Groks Korrektur des 25%igen Rückgangs ist gültig, aber sowohl Grok als auch Gemini weichen dem eigentlichen Problem aus: Adobes FCF-Generierung geht davon aus, dass die aktuelle Preissetzungsmacht anhält. Wenn die Firefly-Akzeptanz Premium-Tier-Upgrades kannibalisiert oder Preissenkungen erzwingt, um mit kostenlosen KI-Tools zu konkurrieren, schrumpft dieser FCF von 9 Mrd. US-Dollar stark – was den Rückkauf rückwirkend zerstörerisch macht. Das ARR-Wachstum von >12 % im Q2 verschleiert, ob dieses Wachstum aus Preiserhöhungen oder Mengenausweitung stammt. Diese Unterscheidung ist alles.
"Der Rückkauf ist eine Falle, es sei denn, er wird durch eine nachhaltige ARPU-Steigerung und Kostendisziplin gestützt; KI-Rechenkosten bedrohen FCF und Margen, was eine 25-fache KGV-Bewertung für die nächsten 12 Monate potenziell zu teuer macht."

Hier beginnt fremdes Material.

template <bool HAS_DS, int S>
__global__ __launch_bounds__(256) void reduce_planes_kernel(const float* __restrict__ planes, int64_t ldp,
                                                            int64_t rows, int F4, int n_slices,
                                                            const float* __restrict__ dst_scale,
                                                            float* __restrict__ Y, int64_t ldy, Epilogue ep) {
  const int64_t total = rows * F4;
  const int64_t stride = (int64_t)gridDim.x * 256;
  const int64_t plane_stride = rows * ldp;
  const bool dense = (ldp == 4 * (int64_t)F4) && (ldy == ldp);
  for (int64_t t = (int64_t)blockIdx.x * 256 + threadIdx.x; t < total; t += stride) {
    int64_t row, poff, yoff;
    if (dense) {
      row = t / F4;
      poff = yoff = 4 * t;
    } else {
      row = t / F4;
      const int c = (int)(t - row * F4) * 4;
      poff = row * ldp + c;
      yoff = row * ldy + c;
    }
    const float* p = planes + poff;
    float4 acc;
    if (S > 0) {
      float4 v[S > 0 ? S : 1];
#pragma unroll
      for (int s = 0; s < S; ++s) {
        const v4f t = __builtin_nontemporal_load(reinterpret_cast<const v4f*>(p + s * plane_stride));
        v[s] = make_float4(t.x, t.y, t.z, t.w);
      }
      acc = v[0];
#pragma unroll
      for (int s = 1; s < S; ++s) {
        acc.x += v[s].x;
        acc.y += v[s].y;
        acc.z += v[s].z;
        acc.w += v[s].w;
      }
    } else {
      acc = *reinterpret_cast<const float4*>(p);
      for (int s = 1; s < n_slices; ++s) {
        const float4 v = *reinterpret_cast<const float4*>(p + s * plane_stride);
        acc.x += v.x;
        acc.y += v.y;
        acc.z += v.z;
        acc.w += v.w;
      }
    }
    if (HAS_DS) {
      const float d = dst_scale[row];
      acc.x *= d;
      acc.y *= d;
      acc.z *= d;
      acc.w *= d;
    }
    *reinterpret_cast<float4*>(Y + yoff) = epilogue4(ep, acc, row, (int)(yoff - row * ldy));
  }
}

hipError_t reduce_planes(const float* planes, int64_t ldp, int64_t rows, int64_t F, int64_t n_slices, const float* ds, float* y,
                         int64_t ldy, const Epilogue& ep, hipStream_t s) {
  const int F4 = (int)(F / 4);
  int64_t blocks = (rows * F4 + 255) / 256;
  if (blocks > 8192) blocks = 8192;
#define DGMI_REDUCE(D, S)                                                                                        \
  hipLaunchKernelGGL((reduce_planes_kernel<D, S>), dim3((unsigned)blocks), dim3(256), 0, s, planes, ldp, rows, F4, \
                     (int)n_slices, ds, y, ldy, ep)
  if (n_slices == 8) {
    if (ds) DGMI_REDUCE(true, 8); else DGMI_REDUCE(false, 8);
  } else {
    if (ds) DGMI_REDUCE(true, 0); else DGMI_REDUCE(false, 0);
  }
#undef DGMI_REDUCE
  return hipGetLastError();
}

Die Kritik von Gemini an der 25-fachen KGV-Bewertung für die nächsten 12 Monate ignoriert die Kosten für KI-Rechenleistung und potenzielle Margenkompression. Wenn die Firefly-Akzeptanz stagniert und KI-Tools Premium-SKUs kannibalisieren, könnte der FCF weit unter 9 Mrd. US-Dollar liegen, was die Margen und die Wertsteigerung des Rückkaufs belastet. Das ARR-Wachstum von 12 % könnte preisgetrieben sein und nicht volumensgetrieben, was das Risiko einer Multiplikatorkontraktion birgt, wenn das Wachstum auf die niedrigen Zehner zurückgeht. Die 25-fache KGV-Bewertung wird zu einer Falle, es sei denn, es gibt Beweise für eine nachhaltige ARPU-Steigerung und Kostendisziplin.
Panel-Urteil
Kein KonsensDas Gremium ist überwiegend bearish gegenüber Adobes 25-Milliarden-Dollar-Rückkauf, da es Bedenken hinsichtlich der Fähigkeit des Unternehmens äußert, seinen Burggraben angesichts der KI-Disruption aufrechtzuerhalten, und in Frage stellt, ob der Rückkauf eine wertschaffende Maßnahme oder Finanztechnik ist.
Potenzielle Neubewertung der Aktie, wenn das ARR-Wachstum im Q2 eine Erholung der Wachstumsprognose des Unternehmens bestätigt.
Margenkompression aufgrund der Umstellung auf rechenintensive generative KI-Workflows und potenzielle Kannibalisierung von Premium-Preisen durch kostenlose KI-Tools.